Sonaram Sinku is an Indian politician from Jharkhand and a member of the Indian National Congress. He was elected as a member of the Legislative Assembly of Jharkhand from Jaganathpur Assembly constituency in 2019 and retained his seat in the 2024 assembly elections.

On February 21, 2025, Sonaram Sinku was appointed a member of the Tribes Advisory Council in the Jharkhand government. Later, on March 4, 2025, he was appointed the Deputy Chief Whip of Jharkhand government. With this appointment, he was accorded the status of a Minister of State in the Jharkhand government.

In the 2024 Jharkhand Vidhan Sabha elections, Sinku defeated Geeta Koda, the wife of former Jharkhand Chief Minister Madhu Koda and a former Member of Parliament.

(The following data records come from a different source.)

-        s_row[3 * kSeedCap + xs] = on ? (r * kSeedDiags + dd) * HD : -1;
+        s_row[2 * kSeedCap + xs] = (int)(role ? v.in.cidx(ST_L, it.k - it.i, it.i, 0) : v.in.cidx(ST_L, it.j - it.l, it.l, 0));
+        s_row[3 * kSeedCap + xs] = on ? 2 * (rw * TS + dd * rs) + role : -1;
         s_xw[xs] = lin_weight(v.m.lambda[0], it.tsc);
         s_xw[kSeedCap + xs] = lin_weight(v.m.lambda[1], it.tsc);
       }
       __syncthreads();
-      for (int w = tid; w < np * nq; w += kBT) {
-        const int xs = div_rcp(w, rcp_nq), t = w - xs * nq;
-        const int cell = s_row[3 * kSeedCap + xs];
-        const int qa = tq[2 * t], qb = tq[2 * t + 1];
-        if (cell < 0 || (qb & (4 << 16))) continue;
-        const double x0 = OB[(uint32_t)s_row[xs] + (qa & 0xff)], x1 = IB[(uint32_t)s_row[kSeedCap + xs] + ((qa >> 8) & 0xff)];
-        const double x2 = IB[(uint32_t)s_row[2 * kSeedCap + xs] + ((qa >> 16) & 0xff)];
-        const double term = loop_outside_seed_term(x0, x1, x2, s_xw[((qb >> 16) & 1) * kSeedCap + xs]);
-        if (term != 0.) atomicAdd(&acc[cell + (qb & 0xffff)], term);
+      for (int wb = tid; wb < np * nq; wb += kSeedBatch * kBT) {
+        double x0[kSeedBatch], x1[kSeedBatch], x2[kSeedBatch], xw[kSeedBatch];
+        int dst[kSeedBatch];
+#pragma unroll
+        for (int u = 0; u < kSeedBatch; ++u) {
+          const int w = wb + u * kBT;
+          const bool in = w < np * nq;
+          const int xs = in ? div_rcp(w, rcp_nq) : 0, t = in ? w - xs * nq : 0;
+          const int cell = s_row[3 * kSeedCap + xs];
+          const int32_t* q2 = tq + (cell & 1) * 2 * nq + 2 * t;
+          const int qa = q2[0], qb = q2[1], col = lcol[qb & 0xffff];
+          const bool ok = in && cell >= 0 && col >= 0 && !(qb & (4 << 16));
+          dst[u] = ok ? (cell >> 1) + col : -1;
+          x0[u] = OB[ok ? (uint32_t)s_row[xs] + (qa & 0xff) : 0u];
+          x1[u] = IB[ok ? (uint32_t)s_row[kSeedCap + xs] + ((qa >> 8) & 0xff) : 0u];
+          x2[u] = IB[ok ? (uint32_t)s_row[2 * kSeedCap + xs] + ((qa >> 16) & 0xff) : 0u];
+          xw[u] = s_xw[((qb >> 16) & 1) * kSeedCap + xs];
+        }
+#pragma unroll
+        for (int u = 0; u < kSeedBatch; ++u)
+          if (dst[u] >= 0) {
+            const double term = loop_outside_seed_term(x0[u], x1[u], x2[u], xw[u]);
+            if (term != 0.) atomicAdd(&acc[dst[u]], term);
+          }
       }
       __syncthreads();
     }
-  }
-  __syncthreads();
-  const int run = kSeedRows * rs;
-  for (int t = tid; t < nd * run; t += kBT) {
-    const int dd = t / run, e = t - dd * run, r = e / rs, c = e - r * rs, d = d0 + dd;
-    if (i0 + r + d > L) continue;
-    const int k = c < kLoopColsMax ? cmap[c] : -1;
-    v.out.band[v.out.cidx(ST_L, d, i0, 0) + e] = k >= 0 ? acc[(r * kSeedDiags + dd) * HD + k] : 0.;
-  }
-}
-
-static size_t loop_chain_lds(const AutomatonLayout& A) {
-  return sizeof(double) * (2 * (size_t)kBT + 5 * (size_t)A.n_wr + 2 * (size_t)A.n_theta + 4) + sizeof(int32_t) * kLoopColsMax * (kLoopProgW + 1);
-}
-__global__ __launch_bounds__(kBT) void k4_out_loops(LinArgs a) {
-  extern __shared__ double lds[];
-  LViews v(a.lay);
-  make_lviews(a, blockIdx.y, v);
-  const LPass pi = lpass(a, v);
-  if (pi.skip) return;
-  const AutomatonLayout& A = a.lay;
-  const int tid = threadIdx.x, L = v.q.L, W = v.q.W, nt = A.n_theta;
-  const int rs = v.out.rs[ST_L], R = kBT / rs;
-  const int i0 = blockIdx.x * R;
-  if (i0 > L) return;
-  double* cur = lds;
-  double* prev = lds + kBT;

On 19 August 2026, Sinku was appointed President of the West Singhbhum District Congress Committee under the Congress's Sangathan Srijan Abhiyan. The appointment was announced by the Indian National Congress in an official press release dated 19 August 2026.

== Early life ==
Sona Ram Sinku was born in a farmer's family and rose to prominence through his active involvement in grassroots politics. During the 1990s, when Jharkhand was part of Bihar, he became a key figure in the movement advocating for the creation of a separate Jharkhand state.